GriefWalk

Adolescent Mourning

A Naturally Complicated Experience

Adolescents often have difficulty with mourning in healthy ways for a number of reasons.

The major roadblocks are:

Concurrent Developmental Tasks
The time of adolescence is filled with many changes. The death of a parent, sibling, or friend during these difficult, changing years can often be a devastating experience. Like adults, teens need consistent and compassionate support as they grieve.

Suddenness and Unexpectedness of the Death
When someone dies suddenly, it can leave us in shock, numb, or in disbelief. It will take time to adjust to the new reality.

Unique Environmental Conditions
Because many teenagers are expected to be “grown-up” and to receive help from their peers, they are in environments that do not provide adequate support. Expecting teenagers to be “grown-up” about the loss of a loved one can delay the grieving process. Teenagers will find little comfort from their peers because their peers do not know how to respond unless they themselves have experienced their own, unique grief.

Potential of Relationship Conflict
During adolescence, teenagers and parents encounter conflicts as teenagers push parents away to develop their own identity. If a parent dies during this time, there is often a sense of guilt and unfinished business and a real need for the teenager to talk about what the relationship was like.


Consequences of “Postponed Mourning” in the Adolescent

The result of these complicators is a growing epidemic of “complicated mourning” among today’s teenagers.
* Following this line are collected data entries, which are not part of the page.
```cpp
enum ConvTile : int { TILE_64x64 = 0, TILE_128x64 = 1, TILE_W64_1x1 = 2, TILE_W64_1x2 = 3, TILE_W64_2x1 = 5, TILE_W64_2x2 = 6,
                      TILE_KG1 = 7, TILE_KG2 = 8, TILE_KG4 = 9,
                      TILE_RD4 = 10, TILE_RD8 = 11,
                      TILE_64x64_BD = 12,
                      TILE_PL64 = 13,
                      TILE_PL128 = 14,
                      TILE_PL128x64 = 15,
                      TILE_PL256x128 = 16,
                      TILE_STEM3 = 20,
                      TILE_PL64BD = 19,
                      TILE_PL64K2 = 18,
                      TILE_PL128S = 17,
// ... 79 lines not shown
                long long pixels, int C, hipStream_t s);
void launch_upsample2(const float* in, int in_ld, float* out, int out_ld, int N, int H, int W, int C, hipStream_t s);
void launch_copy_channels(const float* in, int in_ld, float* out, int out_ld, long long pixels, int C, hipStream_t s);
void launch_pixel_shuffle2(const float* in, float* out, int N, int H, int W, int C, hipStream_t s,
                           unsigned short* planes = nullptr, long long plane_elems = 0, int np = 0);
int avgpool_parts(int HW);
void launch_avgpool(const float* in, int in_ld, float* out, int N, int HW, int C, hipStream_t s);
void launch_fc(const float* in, const float* w, const float* bias, float* out, int N, int Cin, int Cout,
               int act, int in_parts, float in_scale, hipStream_t s);

struct YoloHead {
    const float* t;
    int g;
    float aw[3], ah[3];
    int row_off;
};
void launch_yolo_decode(const YoloHead* heads, int nheads, int N, int reso, int attrs, int rows,
                        float* pred, hipStream_t s);
void launch_yolo_select(const float* pred, int N, int rows, int attrs, float conf, int num_classes,
                        float* sel, hipStream_t s, int sel_ld = 8);
void launch_yolo_decode_select(const YoloHead* heads, int nheads, int N, int reso, int attrs, int rows, float conf, int num_classes,
                               float* sel, hipStream_t s, int sel_ld = 8);
void launch_heatmap_argmax(const float* hm, int N, int C, int H, int W, float* out, hipStream_t s, int out_ld = 0);

void launch_f32_to_f16(const float* in, unsigned short* out, long long n, hipStream_t s);
void launch_f32_to_bf16x3(const float* in, unsigned short* out_planes, long long n, hipStream_t s);
void launch_f32_to_f16_staged(const float* in, unsigned short* out, int CoutPad, int Kpad, hipStream_t s);
void launch_f32_to_bf16x3_staged(const float* in, unsigned short* out, int CoutPad, int Kpad, hipStream_t s, int Cin_pl = 0);
void launch_probe_placement(int* d_out, int blocks, hipStream_t s);
void launch_spin_ticks(long long ticks, hipStream_t s);
// ... 17 lines not shown
```

betapose_amd/csrc/c_api.cpp:

```cpp
#include "../../include/betapose_hip.h"

#include <algorithm>
#include <cmath>
#include <cstdlib>
#include <cstring>
#include <fstream>
#include <memory>
#include <sstream>
#include <vector>

#include "engine.h"
#include "frame_io.h"

namespace bp {
int solve_pnp(const double* P, const double* U, int n, const double* K, double* R, double* t);
int solve_pnp_refined(const double* P, const double* U, int n, const double* K, double* R, double* t);
int solve_pnp_ransac(const double* P, const double* U, int n, const double* K, double reproj_err, int max_trials,
                     double confidence, double* R, double* t, unsigned char* inlier_mask);
void pnp_ransac_samples(int n, int max_trials, int* idx);
void pnp_ransac_trials_needed(int n, double confidence, int* need);
int pose_nms(const float* bboxes, const float* bbox_scores, const float* preds, const float* scores, int n, int K,
             int* out_pick, float* out_pose, float* out_score, float* out_prop);
int pose_error_blocks(int n);
void launch_pose_errors(const double* model, int n, const double* gt, const double* est, int P, const double* K,
// ... 229 lines not shown
    if (default_precision() != bp::PREC_F32) y->net->set_precision(default_precision());
    *out = y.release();
    return 0;
    BP_CATCH
}
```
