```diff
@@ -526,7 +533,7 @@
                                                  int64_t n_walkers, int32_t L, int32_t first_walk, RngSpec rng, float p,
                                                  int32_t *__restrict__ paths, int32_t *__restrict__ lens, DevCounters *ctr,
                                                  int32_t *__restrict__ todo, unsigned long long *todo_n, uint32_t max_ret) {
-  __shared__ int32_t tile[TPB / 64][64][TILE + 1];
+  __shared__ PathRing rings[TPB / 64];
   const int lane = lane_id(), wv = threadIdx.x >> 6;
   const int64_t wi = blockIdx.x * (int64_t)TPB + threadIdx.x;
   const int64_t wave_base = wi - lane;
@@ -545,10 +552,11 @@
   int64_t eprev = 0;
   int32_t prev_id = src, curr_id = src;
   unsigned long long reads = 0, dead = 0;
-  tile[wv][lane][0] = src;
+  PathRing &ring = rings[wv];
+  const int ph = pf_phase(paths + wi * stride);
+  ring.at(lane, pf_ring_index(ph, 0)) = src;
   src = rng_source(g, src);
   for (int32_t s = 1; s <= L + 1; ++s) {
-    const int c = s & (TILE - 1);
     int32_t val = -1;
     bool big = false; uint32_t big_rv = 0u, big_m = 0u;
     if (alive) {
@@ -619,17 +627,10 @@
         }
       }
     }
-    tile[wv][lane][c] = val;
-    if (c == TILE - 1 || s == L + 1) {
-      const int ncols = c + 1;
-      const int64_t base_slot = s - c;
+    ring.at(lane, pf_ring_index(ph, s)) = val;
+    if (pf_flush_point(s, L)) {
       __syncthreads();
-#pragma unroll
-      for (int rr = 0; rr < 16; ++rr) {
-        int row = rr * 4 + (lane >> 4), col = lane & 15;
-        int64_t w = wave_base + row;
-        if (col < ncols && w < n_walkers) paths[w * stride + base_slot + col] = tile[wv][row][col];
-      }
+      path_ring_flush(ring, paths, wave_base, n_walkers, L, s);
       __syncthreads();
     }
   }
@@ -2006,7 +2007,6 @@
     const size_t fo_bytes = (size_t)g.n_entries * sizeof(FoEnt);
     const bool nt = (P.flags & SRW_WALK_NT_LOADS) ? true
                     : (P.flags & SRW_WALK_CACHED_LOADS) ? false : fo_bytes > ((size_t)2 << 30);
-    const int occ = (P.flags >> 8) & 0xF;
     const bool compact = g.has_cfo && P.rng_mode == SRW_RNG_PHILOX && !(P.flags & SRW_WALK_NO_COMPACT);
     first_order_compact = compact;
 #define SRW_LAUNCH_FO(NTV, MW, CP)                                                                                  \
@@ -2016,8 +2016,8 @@
       const bool ntc = (P.flags & SRW_WALK_NT_LOADS) ? true : (P.flags & SRW_WALK_CACHED_LOADS) ? false
                        : (size_t)g.n_entries * sizeof(CfoEnt) > ((size_t)2 << 30);
       if (ntc) SRW_LAUNCH_FO(true, 1, true); else SRW_LAUNCH_FO(false, 1, true);
-    } else if (nt) { if (occ == 8) SRW_LAUNCH_FO(true, 8, false); else if (occ == 7) SRW_LAUNCH_FO(true, 7, false); else SRW_LAUNCH_FO(true, 1, false); }
-    else    { if (occ == 8) SRW_LAUNCH_FO(false, 8, false); else if (occ == 7) SRW_LAUNCH_FO(false, 7, false); else SRW_LAUNCH_FO(false, 1, false); }
+    } else if (nt) SRW_LAUNCH_FO(true, 1, false);
+    else SRW_LAUNCH_FO(false, 1, false);
 #undef SRW_LAUNCH_FO
   } else {
     int64_t blocks = std::min<int64_t>((n_walkers * 64 + TPB - 1) / TPB, (int64_t)h->n_cus * 8);
```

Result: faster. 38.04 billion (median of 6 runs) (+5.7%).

Some of the more common consequences of these complications are the following:

  • Symptoms of chronic depression, sleeping difficulties, restlessness, and low self-esteem.
  • Academic failure or general indifference to school related activities.
  • Deterioration in relationships with family and friends. Often there is difficulty forming intimate relationships in adulthood.
  • Acting out through a variety of means. For example, drug and alcohol abuse, fighting, inappropriate risk-taking, and sexual acting-out.
  • Denial of any problems with grief with an accompanying image of hyper-maturity.
  • Symptoms of chronic anxiety, agitation, restlessness and difficulty concentrating.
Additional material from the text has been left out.